● **Activity**: Using the data below, return all lines in which "bool" appears.

= Beginning of Section =

diff --git a/deepspeaker_pytorch_b200/csrc/dsk_api.cu b/deepspeaker_pytorch_b200/csrc/dsk_api.cu
--- a/deepspeaker_pytorch_b200/csrc/dsk_api.cu
+++ b/deepspeaker_pytorch_b200/csrc/dsk_api.cu
@@ -749,6 +749,7 @@
   if (W > 34) return fail(DSK_ERR_INVALID, "halo conv: W must be <= 34 (got %d)", W);
   if (out_planar && ((H & 1) || (W & 1))) return fail(DSK_ERR_INVALID, "halo conv: planar output needs even H, W");
   if (out_planar && ksize != 3) return fail(DSK_ERR_INVALID, "halo conv: planar output is written by the 3x3 form only");
+  if (cout == 64 && ksize != 3) return fail(DSK_ERR_INVALID, "halo conv: 64 output channels need the 3x3 form");
   const bool bf = h->bf16;
   dsk::HaloParams& p = L->p;
   memset(&p, 0, sizeof(p));
@@ -758,7 +759,8 @@
   const int tiles_m_ = static_cast<int>((q_end - p.q_begin + 127) / 128);
   const int n_tile = cout == 64 ? 64 : (h->n256 && cout % 256 == 0 && tiles_m_ * (cout / 256) >= h->n256_min_tiles) ? 256 : 128;
   const bool small = h->small_cta && n_tile == 128;
-  const int tm = small ? 64 : 128;
+  const bool t64 = n_tile == 64;
+  const int tm = t64 ? dsk::kT64TileRows : small ? 64 : 128;
   p.tiles_m = static_cast<int>((q_end - p.q_begin + tm - 1) / tm);
   const int tpb = (n_tile == 256 || small) ? 1 : 3;
   L->n_tile = n_tile;
@@ -819,7 +821,6 @@
     p.nboxes = nb;
   }
   p.plain3x3 = ksize == 3 ? 1 : 2;
-  p.b_resident = (p.chunks == 1 && p.tiles_c == 1 && p.nboxes <= 3 && n_tile == 64) ? 1 : 0;
   p.res_ptr = (flags & dsk::CONV_RESIDUAL) ? static_cast<const uint16_t*>(res) : nullptr;
   p.out_planar = out_planar;
   if (out_planar) {
@@ -827,7 +828,15 @@
     p.out_plane_positions = static_cast<int>(padded_positions(N, H / 2, W / 2));
     p.out_C = cout;
   }
-  {
+  uint32_t halo_box_rows = static_cast<uint32_t>(tm + 2 * W + 4);
+  if (t64) {
+    halo_box_rows = dsk::t64_halo_box_rows(W);
+    p.a_stage_bytes = 2 * halo_box_rows * 128;
+    p.a_stages = 2;
+    p.stg_bufs = 1;
+    L->smem = dsk::kT64WeightBytes + p.a_stages * p.a_stage_bytes + dsk::kT64StageBytes + dsk::kT64FixedBytes;
+    if (L->smem > 227 * 1024) return fail(DSK_ERR_INVALID, "halo conv: shared memory does not fit");
+  } else {
     const int halo_rows = tm + 2 * W + 4;
     p.a_stage_bytes = (halo_rows * 128 + 1023) / 1024 * 1024;
     const int b_bytes = tpb * n_tile * 128;
@@ -844,12 +853,11 @@
       L->smem = p.a_stages * p.a_stage_bytes + p.b_stages * b_bytes + p.stg_bufs * 16384 + fixed;
     } else {
       const int limit = 227 * 1024;
-      p.a_stages = n_tile == 64 ? 3 : 2;
+      p.a_stages = 2;
       p.stg_bufs = 2;
       p.res_bufs = 0;
       int nb = (limit - fixed - p.a_stages * p.a_stage_bytes - p.stg_bufs * 16384) / b_bytes;
       p.b_stages = nb > dsk::kHaloMaxStages ? dsk::kHaloMaxStages : nb;
-      if (p.b_resident) p.b_stages = 3;
       if (p.b_stages < 2) return fail(DSK_ERR_INVALID, "halo conv: shared memory does not fit");
       L->smem = p.a_stages * p.a_stage_bytes + p.b_stages * b_bytes + p.stg_bufs * 16384 + fixed;
     }
@@ -858,7 +866,7 @@
   const int slots = h->num_sms * (small ? 2 : 1);
   L->grid = num_tiles < slots ? num_tiles : slots;
   p.stream_k = 0;
-  if (h->stream_k && !small && !p.b_resident && p.plain3x3 && n_tile != 64) {
+  if (h->stream_k && !small && p.plain3x3 && !t64) {
     const long units = static_cast<long>(p.chunks) * p.nboxes;
     const long total = units * num_tiles;
     long g = total / 6;
@@ -888,7 +896,7 @@
   const uint64_t in_pos = static_cast<uint64_t>(npos) * (ksize == 5 ? 4 : 1);
   uint64_t idims[2] = {(uint64_t)cin, in_pos};
   uint64_t istr[1] = {2ull * cin};
-  uint32_t box_in[2] = {64, (uint32_t)(tm + 2 * W + 4)};
+  uint32_t box_in[2] = {64, halo_box_rows};
   int rc = make_tmap(&L->tmIn, bf, in, 2, idims, istr, box_in);
   if (rc) return rc;
   uint64_t wd[3] = {(uint64_t)cin, (uint64_t)cout, (uint64_t)ntaps_total};
@@ -898,7 +906,7 @@
   if (rc) return rc;
   uint64_t odims[2] = {(uint64_t)cout, (uint64_t)npos};
   uint64_t ostr[1] = {2ull * cout};
-  uint32_t box_out[2] = {64, (uint32_t)tm};
+  uint32_t box_out[2] = {64, (uint32_t)(t64 ? dsk::kT64Cols : tm)};
   const void* res_ptr = (flags & dsk::CONV_RESIDUAL) ? res : (out_planar ? in : out);
   rc = make_tmap(&L->tmRes, bf, res_ptr, 2, odims, ostr, box_out);
   if (rc) return rc;
@@ -931,8 +939,14 @@
     if (L.n_tile == 256) return launch_halo_v<256, 8, true>(h, L, s);
     return fail(DSK_ERR_INVALID, "stream-K halo conv: 128- or 256-channel tiles only");
   }
-  return L.n_tile == 64 ? launch_halo_v<64, 8, false>(h, L, s)
-                        : L.n_tile == 128 ? launch_halo_v<128, 8, false>(h, L, s) : launch_halo_v<256, 8, false>(h, L, s);
+  if (L.n_tile == 64) {
+    if (L.p.plain3x3 != 1) return fail(DSK_ERR_INVALID, "halo conv: 64 output channels need the 3x3 form");
+    auto kern = h->bf16 ? dsk::conv3x3_halo_t64_kernel<true> : dsk::conv3x3_halo_t64_kernel<false>;
+    if (int rc = ensure_smem_optin(reinterpret_cast<const void*>(kern), 227 * 1024)) return rc;
+    CUDA_TRY(launch_pdl(kern, dim3(L.grid), dim3(dsk::kHaloThreads), L.smem, s, L.tmIn, L.tmW, L.tmOut, L.tmRes, L.p));
+    return DSK_OK;
+  }
+  return L.n_tile == 128 ? launch_halo_v<128, 8, false>(h, L, s) : launch_halo_v<256, 8, false>(h, L, s);
 }
 
 int check_handle(dsk_handle h) {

= End of Section =

● **Completed exercise**:
   const bool bf = h->bf16;
   const bool small = h->small_cta && n_tile == 128;
+  const bool t64 = n_tile == 64;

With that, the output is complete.